At the conclusion of the one-day event, participants will collaboratively generate a white paper and a strategic blueprint for migraine patient advocacy that will be published in Cephalalgia, the International Headache Society’s medical journal.
Participating organizations include the World Health Organization, the U.S. Food and Drug Administration, various nonprofit organizations such as the American Migraine Foundation, American Academy of Neurology and other leading patient advocacy groups and national medical agencies from around the globe.
About the International Headache Society:
The International Headache Society is the world’s leading membership organization for all whose professional commitment, whatever their discipline, is to helping people whose lives are affected by headache. As a charity, the purpose of IHS is to advance headache science, education, and management, and promote headache awareness worldwide. Activities include publication of Cephalalgia, the biennial International Headache Congress, developing guidelines, the international headache classification, educating the next generation of headache specialists worldwide, online education materials and offering grants and fellowships to young physicians worldwide. For more information about the IHS, visit their website: http://www.ihs-headache.org
Migraine is the third most prevalent and sixth most disabling medical illness in the world. Despite the more than 1 billion people affected by migraine around the globe, it is vastly underrecognized and undertreated, and there remains tremendous disparity in patient access to education, healthcare services, and drug, device, and non-pharmacological treatments.
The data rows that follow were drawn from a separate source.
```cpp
void launch_kernel(const DevSim &d, hipStream_t st, int which, bool move);
void launch_map_obs(const DevSim &d, hipStream_t st, bool move);
void launch_map_obs_rank(const DevSim &d, hipStream_t st);
void launch_map_obs_linear(const DevSim &d, hipStream_t st, bool move);
void launch_bev(const DevSim &d, hipStream_t st);
void launch_lidar(const DevSim &d, hipStream_t st);
void launch_pack_obs(const DevSim &d, hipStream_t st, float *out);
void launch_expert_actions(const DevSim &d, hipStream_t st, float *actions, float *pos, float *vel, float *yaw, int *valid);
void launch_set_log_actions(const DevSim &d, hipStream_t st, int t);
void launch_episode_step(const DevSim &d, hipStream_t st, const gd_episode_config &c, const gd_episode_buffers &b);
void launch_draw_weights(const DevSim &d, hipStream_t st, const gd_episode_config &c, const gd_episode_buffers &b,
                         const int32_t *worlds, int n);
void launch_pack_obs_rows(const DevSim &d, hipStream_t st, float *out,
                          const float *weights);
void launch_learner_rows(hipStream_t st, const uint8_t *mask, size_t slots, int32_t *row_of_slot, int32_t *slot_of_row,
                         int32_t *count);
void launch_discrete_actions(const DevSim &d, hipStream_t st, const int64_t *indices, const float *table, int n_actions);
void launch_pack_obs_conditioned(const DevSim &d, hipStream_t st, const float *weights, float *out);
void launch_record(const DevSim &d, hipStream_t st, const gd_record_buffers &b, int t, bool pre);
void launch_bc_rollout_row(const DevSim &d, hipStream_t st, const gd_bc_rollout_buffers &b, int t, int num_stack);
void launch_bc_rollout_actions(const DevSim &d, hipStream_t st, const gd_bc_rollout_buffers &b, int t);
void launch_bc_rollout_post(const DevSim &d, hipStream_t st, const gd_bc_rollout_buffers &b, int t, bool more);
void launch_bc_rollout_summary(hipStream_t st, const gd_bc_rollout_buffers &b);
void launch_policy_rollout_actions(const DevSim &d, hipStream_t st, const gd_policy_rollout_buffers &b, int t);
void launch_policy_rollout_book(const DevSim &d, hipStream_t st, const gd_policy_rollout_buffers &b, int t);
void launch_policy_rollout_finish(const DevSim &d, hipStream_t st, const gd_policy_rollout_buffers &b, int n_steps);
// ... 69 lines not shown
```

### gpudrive_lab_amd/csrc/map_obs_rank.hip

```cpp
#include <hip/hip_runtime.h>

#include <algorithm>
#include <type_traits>

#include "engine.hpp"
#include "gd_math.hpp"
#include "rank_cand.hpp"
#include "rank_heap.hpp"

namespace gd {

namespace {

constexpr int K = GD_MAP_OBS_K;
constexpr int CAP = GD_RANK_CAP;
constexpr int NCP = GD_RANK_NCP;
constexpr int SPL = GD_RANK_SPL;
constexpr int KT = GD_RANK_KT;
constexpr int TILE = 32;
constexpr int CAP_LONG = GD_RANK_CAP_LONG;
template <int CAP_T>
struct RankGeo {
    static constexpr bool LONG = CAP_T > CAP;
    static constexpr int NG = CAP_T / 64;
// ... 77 lines not shown
}
__device__ __forceinline__ uint2 stream_load(const uint2 *p) {
    const u2v v = __builtin_nontemporal_load(reinterpret_cast<const u2v *>(p));
    return make_uint2(v.x, v.y);
}
__device__ __forceinline__ void stream_store(uint2 v, uint2 *p) {
    u2v t; t.x = v.x; t.y = v.y;
    __builtin_nontemporal_store(t, reinterpret_cast<u2v *>(p));
}

__device__ __forceinline__ int audited(const DevSim &d, int idx, int size) {
    if ((unsigned int)idx < (unsigned int)size) return idx;
    atomicAdd(&d.rk_hist[GD_RANK_AUDIT], 1);
    return idx < 0 ? 0 : size - 1;
}

__device__ __forceinline__ bool rank_lt(unsigned int a, unsigned int b, unsigned int tm = 31u) { return (a | tm) < b; }

template <int A_T>
__global__ __launch_bounds__(256) void k_knn_scan(DevSim d) {
    if (d.gate_any && *d.any_reset == 0) return;
    constexpr int HALVES = A_T / 64;
    const int w = blockIdx.x / HALVES, a0 = (blockIdx.x % HALVES) * 64;
    const int tid = threadIdx.x, wave = tid >> 6, lane = tid & 63;
    const int n = d.shape[w * 2 + 0];
    if (a0 >= n) return;
    const int a = a0 + lane;
    const bool live = a < n;
    const size_t i = (size_t)w * A_T + a;
    const size_t WA = (size_t)d.W * A_T;
    const int r0 = d.road_off[w];
    const int R = d.road_off[w + 1] - r0;

    __shared__ unsigned short s_first[NCP][64];
    __shared__ float s_thr[NCP][64];
    __shared__ int s_ncp[64];
    __shared__ unsigned int s_needy[2];
    __shared__ float4 s_hdr[64];
    __shared__ float s_bx[64], s_by[64], s_bm[64];
    __shared__ unsigned int s_hist[4][256];

    float ex = 0.f, ey = 0.f;
    if (live) { ex = d.px[i]; ey = d.py[i]; }
    unsigned long long ranked = 0ull;
    int list_base = 0;
    if (wave == 0) {
        int ncp = 0;
        float4 h0 = make_float4(0.f, 0.f, __int_as_float(0), 0.f), h1 = h0;
        if (live) { h0 = d.cp_hdr[i]; h1 = d.cp_hdr[WA + i]; }
        s_hdr[lane] = h0;
        wave_sync();
        if (live) {
            const float4 bb = d.road_bbox[w];
            const float ddx = fmaxf(fmaxf(bb.x - ex, ex - bb.z), 0.f), ddy = fmaxf(fmaxf(bb.y - ey, ey - bb.w), 0.f);
            const float far = d.p.observationRadius * 1.01f + 1.f;
            int state = 1, reason = -1;
            if (R >= K && ddx * ddx + ddy * ddy > far * far) {
                state = RK_FAR;
                d.sel_hdr[i * 2] = make_float4(ex, ey, d.qw[i], d.qz[i]);
                d.sel_hdr[i * 2 + 1] = make_float4(__int_as_float(0), __int_as_float(r0), 0.f, 0.f);
                d.cp_hdr[i] = make_float4(ex, ey, __int_as_float(0), 0.f);
            } else {
                const int n0 = __float_as_int(h0.z), n1 = __float_as_int(h1.z);
                const float m0 = n0 > 0 ? sqrtf((ex - h0.x) * (ex - h0.x) + (ey - h0.y) * (ey - h0.y)) : __builtin_inff();
                const float m1 = n1 > 0 ? sqrtf((ex - h1.x) * (ex - h1.x) + (ey - h1.y) * (ey - h1.y)) : __builtin_inff();
                int set = m1 < m0 ? 1 : 0;
                float move = set ? m1 : m0;
                int n_cp = set ? n1 : n0;
                size_t src = i;
                if (move > 6.f) {
                    float best = move;
                    int donor = -1;
                    for (int j = 0; j < 64; j++) {
                        const float4 hj = s_hdr[j];
                        const float dj = __float_as_int(hj.z) > 0 ? sqrtf((ex - hj.x) * (ex - hj.x) + (ey - hj.y) * (ey - hj.y)) : __builtin_inff();
                        if (dj < best) { best = dj; donor = j; }
                    }
                    if (donor >= 0) {
                        move = best;
                        set = 0;
                        n_cp = __float_as_int(s_hdr[donor].z);
                        src = (size_t)w * A_T + a0 + donor;
                    }
                }
                const bool eligible = R >= K && R >= d.rk_min_roads && R <= d.rk_max_roads;
                const int grp = (int)(i / 32);
                const bool bypass = eligible && d.rk_streak[grp] >= 3 && ((d.rk_hist[513] + grp) & 63) != 0;
                const float iw = d.qw[i], iz = d.qz[i];
                const float z2 = iz * iz;
                const float det = (1.f - 2.f * z2) * (1.f - 2.f * z2) + 4.f * z2 * (iw * iw);
                const float margin = 1.00001f / fminf(det, 1.f);
                if (!eligible || bypass) {
                    state = 0;
                    ncp = 0;
                    reason = bypass ? -5 : -2;
                    d.rk_fallback[i / 32] = 1;
                } else if (n_cp <= 0 || move > 6.f) {
                    ncp = -1;
                    s_bx[lane] = ex; s_by[lane] = ey; s_bm[lane] = margin;
                } else {
                    ncp = n_cp;
                    const unsigned short *cr = d.cp_road + ((size_t)set * WA + src) * NCP;
                    const float *ct = d.cp_T + ((size_t)set * WA + src) * NCP;
                    float t = 1.f;
                    unsigned int fmax = 0u;
                    for (int q = 0; q < ncp; q++) {
                        t = ct[q];
                        const float reach = sqrtf(t) * 1.0001f + move * 1.0001f + 1e-3f;
                        float thr = reach * reach * 1.0001f * margin;
                        if (!(thr >= 0.f)) thr = __builtin_inff();
                        fmax = rank_cand::running_max(fmax, cr[q]);
                        s_first[q][lane] = (unsigned short)fmax;
                        s_thr[q][lane] = thr;
                    }
                    d.rk_tl[i] = t;
                }
            }
            d.rk_n[i] = state;
            d.rk_ticket[i] = reason;
            if (state == RK_FAR) ncp = 0;
        }
        s_ncp[lane] = ncp;
        {
            const unsigned long long nd = __ballot(ncp < 0);
            if (lane == 0) { s_needy[0] = (unsigned int)nd; s_needy[1] = (unsigned int)(nd >> 32); }
        }
        if (ncp < 0) ncp = 1;
        ranked = __ballot(ncp > 0);
        if (ranked != 0ull && lane == 0) list_base = atomicAdd(&d.rk_hist[528 + (blockIdx.x & 7)], __popcll(ranked));
    }
    __syncthreads();
    {
        const unsigned long long needy = (unsigned long long)s_needy[0] | (unsigned long long)s_needy[1] << 32;
        if (needy != 0ull) {
            constexpr int BASE = (127 - 2) << 4;
            unsigned int *hist = s_hist[wave];
            int turn = 0;
            for (unsigned long long rest = needy; rest != 0ull; rest &= rest - 1ull, turn++) {
                if ((turn & 3) != wave) continue;
                const int al = __ffsll((long long)rest) - 1;
                const float bx = s_bx[al], by = s_by[al], mg = s_bm[al];
#pragma unroll
                for (int k = 0; k < 4; k++) hist[k * 64 + lane] = 0u;
                if (lane == 0) { s_first[0][al] = (unsigned short)((K / 32) * 32); s_thr[0][al] = __builtin_inff(); }
                const float ratio = exp2f(log2f(fmaxf((float)R / 256.f, 1.f)) / (float)(NCP - 2));
                float pf = 256.f, tlast = __builtin_inff();
                int pq = 256, q = 1;
                float2 nxt = lane < R ? d.road_xy[r0 + lane] : make_float2(0.f, 0.f);
                for (int rb = 0; rb < R; rb += 64) {
                    const float2 xy = nxt;
                    if (rb + 64 + lane < R) nxt = d.road_xy[r0 + rb + 64 + lane];
                    if (rb + lane < R) {
// ... 9 lines not shown
                        int jb = 0, before = excl;
                        if (before + (int)h.x < K) { before += (int)h.x; jb = 1;
                            if (before + (int)h.y < K) { before += (int)h.y; jb = 2;
                                if (before + (int)h.z < K) { jb = 3; } } }
                        const unsigned long long cross = __ballot(excl < K && incl >= K);
                        const int Lc = __ffsll((long long)cross) - 1;
                        const int bucket = 4 * Lc + __builtin_amdgcn_readlane(jb, Lc);
                        const float T = bucket >= 255 ? __builtin_inff() : __uint_as_float((unsigned int)(bucket + 1 + BASE) << 19);
                        if (lane == 0) {
                            const float reach = sqrtf(T) * 1.0001f + 1e-3f;
                            float thr = reach * reach * 1.0001f * mg * 1.001f;
                            if (!(thr >= 0.f)) thr = __builtin_inff();
                            s_first[q][al] = (unsigned short)min(pq, 65535);
                            s_thr[q][al] = thr;
                        }
                        tlast = T;
                        q++;
                        pf *= ratio;
                        pq = max(pq + 64, ((int)pf + 63) & ~63);
                    }
                }
                if (lane == 0) {
                    s_ncp[al] = q;
                    d.rk_tl[(size_t)w * A_T + a0 + al] = tlast < 1e30f ? tlast : 1.f;
                }
            }
            __syncthreads();
        }
    }
    const int ncp = s_ncp[lane];
    if (__syncthreads_or(ncp > 0 ? 1 : 0) == 0) return;
    {
        uint2 *rows = d.rk_cp + ((size_t)w * A_T + a0) * NCP;
        for (int e = tid; e < 64 * NCP; e += 256) {
            const int ag = e / NCP, q = e - ag * NCP;
            const int n_ag = s_ncp[ag];
            if (n_ag > 0)
                rows[e] = q < n_ag ? make_uint2((unsigned int)s_first[q][ag], __float_as_uint(s_thr[q][ag]))
                                   : make_uint2(rank_cand::NO_CP, __float_as_uint(__builtin_inff()));
        }
    }
    if (wave == 0 && ranked != 0ull) {
        list_base = __builtin_amdgcn_readfirstlane(list_base);
        if (ncp > 0)
            d.rk_list[(size_t)(blockIdx.x & 7) * WA + audited(d, list_base + __popcll(ranked & ((1ull << lane) - 1ull)), (int)WA)] = (int)i;
    }
}
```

Individuals who experience migraine have symptoms that include nausea, sensitivity to light and/or odors, skin sensitivity, fatigue, mood change, dizziness, difficulty concentrating, neck pain and changes in vision, including seeing spots, stars, lines, flashing lights and zigzag lines. The risk of other serious diseases is significantly higher in those with migraine, including stroke, epilepsy, depression, anxiety and chronic pain. Despite this, only one of every three people talk with a doctor about their migraine attacks and of those, only half get the right diagnosis. There is also a massive shortage of specialists focusing on migraine, with one specialist for every 65,000 individuals living with migraine, which worsens the problem.